Curated by the campus’s award-winning author and literature professor Karen Tei Yamashita, the series runs through December 7 at the Humanities Lecture Hall.

“It will be a very exciting series with an amazing line up of artists, filmmakers, poets, and writers,” said Yamashita. “Their work brings insight and understanding about histories of war and refuge, and creatively provides spaces of reconciliation, social justice, and hope–a place beyond walls.”

“The title, ‘Beyond the Wall:  War, Refuge, and Home,’ pushes against the idea that we can build walls to keep others out or in, or to keep our borders safe,” Yamashita added.

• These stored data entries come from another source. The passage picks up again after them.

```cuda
int b3d_conv2d_tf32(const float* x, const float* wt, const float* bias, float* out, int N, int H, int W, int Cin,
                    int Hout, int Wout, int Cout, int ntaps, const int* dy, const int* dx, int sy, int sx, int OH,
                    int OW, int OC, int osy, int osx, int ooy, int oox, float leaky, const int* wtap,
                    int wtaps_total, double* stats, int fold_kh, int fold_pad, const b3d_conv_opts* opts, void* stream) {
    B3D_REQUIRE(N > 0 && H > 0 && W > 0 && Hout > 0 && Wout > 0 && Cout > 0, B3D_EINVAL, "b3d_conv2d_tf32: bad sizes");
    B3D_REQUIRE(Cin > 0 && Cin % BK == 0, B3D_EINVAL, "b3d_conv2d_tf32: Cin=%d must be a multiple of %d", Cin, BK);
    B3D_REQUIRE(ntaps >= 1 && ntaps <= MAX_TAPS && dy && dx, B3D_EINVAL, "b3d_conv2d_tf32: bad taps");
    B3D_REQUIRE(x && wt && out, B3D_EINVAL, "b3d_conv2d_tf32: null pointer");
    B3D_REQUIRE(sy >= 1 && sy <= 2 && sx >= 1 && sx <= 2, B3D_EINVAL, "b3d_conv2d_tf32: stride must be 1 or 2");
    if (!wtap) wtaps_total = ntaps;
    B3D_REQUIRE(wtaps_total >= ntaps || wtap, B3D_EINVAL, "b3d_conv2d_tf32: bad weight tap count");
    for (int t = 0; wtap && t < ntaps; ++t)
        B3D_REQUIRE(wtap[t] >= 0 && wtap[t] < wtaps_total, B3D_EINVAL, "b3d_conv2d_tf32: weight tap %d out of range", wtap[t]);
    B3D_CHECK_ALIGNED(x);
    B3D_CHECK_ALIGNED(wt);
    b3d::clear_variant();

    const float* mask = opts ? opts->mask : nullptr;
    const float mslope = opts ? opts->mask_slope : 1.f;
    B3D_REQUIRE(!mask || (reinterpret_cast<uintptr_t>(mask) % 16 == 0 && OC % 4 == 0), B3D_EINVAL,
                "b3d_conv2d_tf32: the mask needs a 16-byte aligned base and OC %% 4 == 0 (OC=%d)", OC);
    const int stats_sum = (opts && opts->stats_sum_only) ? 1 : 0;
    const int xpitch = (opts && opts->x_row_pitch) ? opts->x_row_pitch : W;
    const int ncls = (opts && opts->nclass > 1) ? opts->nclass : 1;
    B3D_REQUIRE(ncls <= 4 && ntaps % ncls == 0 && (ncls == 1 || (sy == 1 && sx == 1 && fold_kh == 0)), B3D_EINVAL,
                "b3d_conv2d_tf32: nclass=%d needs <= 4 equal tap groups of a stride-1 launch", ncls);
    const int tpc = ntaps / ncls;
    int cooy[4] = {ooy, ooy, ooy, ooy}, coox[4] = {oox, oox, oox, oox};
    for (int c = 0; c < ncls && ncls > 1; ++c) { cooy[c] = opts->class_ooy[c]; coox[c] = opts->class_oox[c]; }
    B3D_REQUIRE(xpitch >= W && (fold_kh == 0 || xpitch == W), B3D_EINVAL, "b3d_conv2d_tf32: x_row_pitch=%d must be >= W=%d (and absent with the on-the-fly fold)", xpitch, W);
    if (fold_kh > 0) {
        B3D_REQUIRE(fold_kh <= 8 && Cin == 32 * ((8 * fold_kh + 31) / 32) && sy == 1 && sx == 1 && !wtap && Wout % BM == 0,
                    B3D_EINVAL, "b3d_conv2d_tf32: on-the-fly fold needs 8 input channels, stride 1 and Wout %% 128 == 0 (Wout=%d)", Wout);
    }
    B3D_REQUIRE(!stats || mask || (osy == 1 && osx == 1), B3D_EINVAL, "b3d_conv2d_tf32: statistics need a dense output");
    const bool bn256 = Cout % 256 == 0 && (long long)N * Hout * Wout / BM * (Cout / 256) * ncls >= tc::num_sms();
    const int BN = bn256 ? 256 : Cout > 64 ? 128 : 64;
    cudaStream_t st = (cudaStream_t)stream;
    CUtensorMap mw;
    {
        const uint64_t dims[3] = {(uint64_t)Cin, (uint64_t)Cout, (uint64_t)wtaps_total};
        const uint64_t strides[2] = {(uint64_t)Cin * 4, (uint64_t)Cout * Cin * 4};
        const uint32_t box[3] = {(uint32_t)BK, (uint32_t)BN, 1};
        if (int rc = tc::make_tmap_f32(&mw, wt, 3, dims, strides, box)) return rc;
    }

    int g_kw = 0, g_step = 1, g_wstep = 1;
    if (sy == 1 && sx == 1 && fold_kh == 0) {
        int kw_ = 1;
        while (kw_ < tpc && dy[kw_] == dy[0]) ++kw_;
        const int step = kw_ > 1 ? dx[1] - dx[0] : 1;
        const int wstep = (wtap && kw_ > 1) ? wtap[1] - wtap[0] : 1;
        bool grid_ok = tpc % kw_ == 0 && (kw_ == 2 || kw_ == 3 || kw_ == 5) && (step == 1 || step == -1) && wstep >= 1 && wstep <= 2 &&
                       (ncls == 1 || wtap != nullptr);
        for (int t = 0; grid_ok && t < ntaps; ++t) {
            const int tc_ = t % tpc, t0 = t - tc_;
            grid_ok = dy[t] == dy[t0 + (tc_ / kw_) * kw_] && dx[t] == dx[0] + (tc_ % kw_) * step;
            if (wtap) grid_ok = grid_ok && wtap[t] == wtap[t0 + (tc_ / kw_) * kw_] + (tc_ % kw_) * wstep;
        }
        if (grid_ok && BN <= 128) { g_kw = kw_; g_step = step; g_wstep = wstep; }
    }

    auto run = [&](int xlo, int xhi) -> int {
        const int wspan = xhi - xlo;
        ConvParams p{};
        p.N = N; p.Hout = Hout; p.Wout = xhi; p.Cout = Cout; p.xbase = xlo;
        p.BW = pow2_floor(wspan < BM ? wspan : BM);
        p.BH = pow2_floor(Hout < BM / p.BW ? Hout : BM / p.BW);
        p.BI = BM / (p.BW * p.BH);
        p.tiles_x = b3d::ceil_div(wspan, p.BW);
        p.tiles_y = b3d::ceil_div(Hout, p.BH);
        const int tiles = p.tiles_x * p.tiles_y * b3d::ceil_div(N, p.BI);
        p.ntaps = tpc; p.kslices = Cin / BK; p.sy = sy; p.sx = sx; p.ncls = ncls;
        for (int t = 0; t < ntaps; ++t) { p.dy[t] = dy[t]; p.dx[t] = dx[t]; p.wtap[t] = wtap ? wtap[t] : t; }
        for (int c = 0; c < 4; ++c) { p.cooy[c] = cooy[c]; p.coox[c] = coox[c]; }
        p.OH = OH; p.OW = OW; p.OC = OC; p.osy = osy; p.osx = osx;
        p.leaky = leaky;
        p.stats = stats;
        p.mask = mask != nullptr; p.mslope = mslope; p.stats_sum = stats_sum;
        p.fold = fold_kh; p.fold_y0 = -fold_pad;
        {
            const unsigned long long esn = p.BI > 1 ? (unsigned long long)OH * OW * OC : 0, esy = p.BH > 1 ? (unsigned long long)osy * OW * OC : 0,
                                     esx = (unsigned long long)osx * OC;
// ... 143 lines not shown
```

Baseline: 1382.

## Pipeline wgrad wgmma consumers and vectorize producer transposes in weight-gradient kernels

Consumer warpgroups in the wgrad and stem kernels now go through a shared helper that double-buffers A fragments and keeps one wgmma group in flight (wait<1>), releasing each stage one iteration later. The producer transposes are rewritten as batched vectorized shared-memory loads and stores with a new swizzle mapping. An idle second consumer warpgroup now exits early when Cout fits in one 64-row half, and the register split is rebalanced between producer and consumers. The aim is to overlap MMA with fragment loads and speed up the producer transpose, at the cost of more register pressure and more complex barrier accounting.

```diff
diff --git a/2dimageto3dmodel_b200/csrc/b3d_core.cu b/2dimageto3dmodel_b200/csrc/b3d_core.cu
--- a/2dimageto3dmodel_b200/csrc/b3d_core.cu
+++ b/2dimageto3dmodel_b200/csrc/b3d_core.cu
@@ -31,6 +31,6 @@
 extern "C" {
 const char* b3d_last_error(void) { return b3d::g_err; }
 const char* b3d_last_variant(void) { return b3d::g_variant; }
-int b3d_version(void) { return 410; }
+int b3d_version(void) { return 420; }
 uint64_t b3d_launch_count(void) { return b3d::g_launches.load(std::memory_order_relaxed); }
 }
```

“We are complicit with a long history of war and economic distress making refuge, exile, migration, and loss of home for many a necessary and cruel reality. Perhaps we are not always aware of it, but over time we’ve come to live among friends and family and neighbors who know intimately the trauma of these histories.”

Highlights of the series include readings by Viet Thanh Nguyen, whose novel, The Sympathizer, which retraced the events of the war in Vietnam and its aftermath, won the Pulitzer Prize for Fiction; and Ngugi Wa Thiong’o, an exiled Kenyan novelist and theorist of postcolonial literature who is internationally known for his many books of fiction, memoir, and critical thought.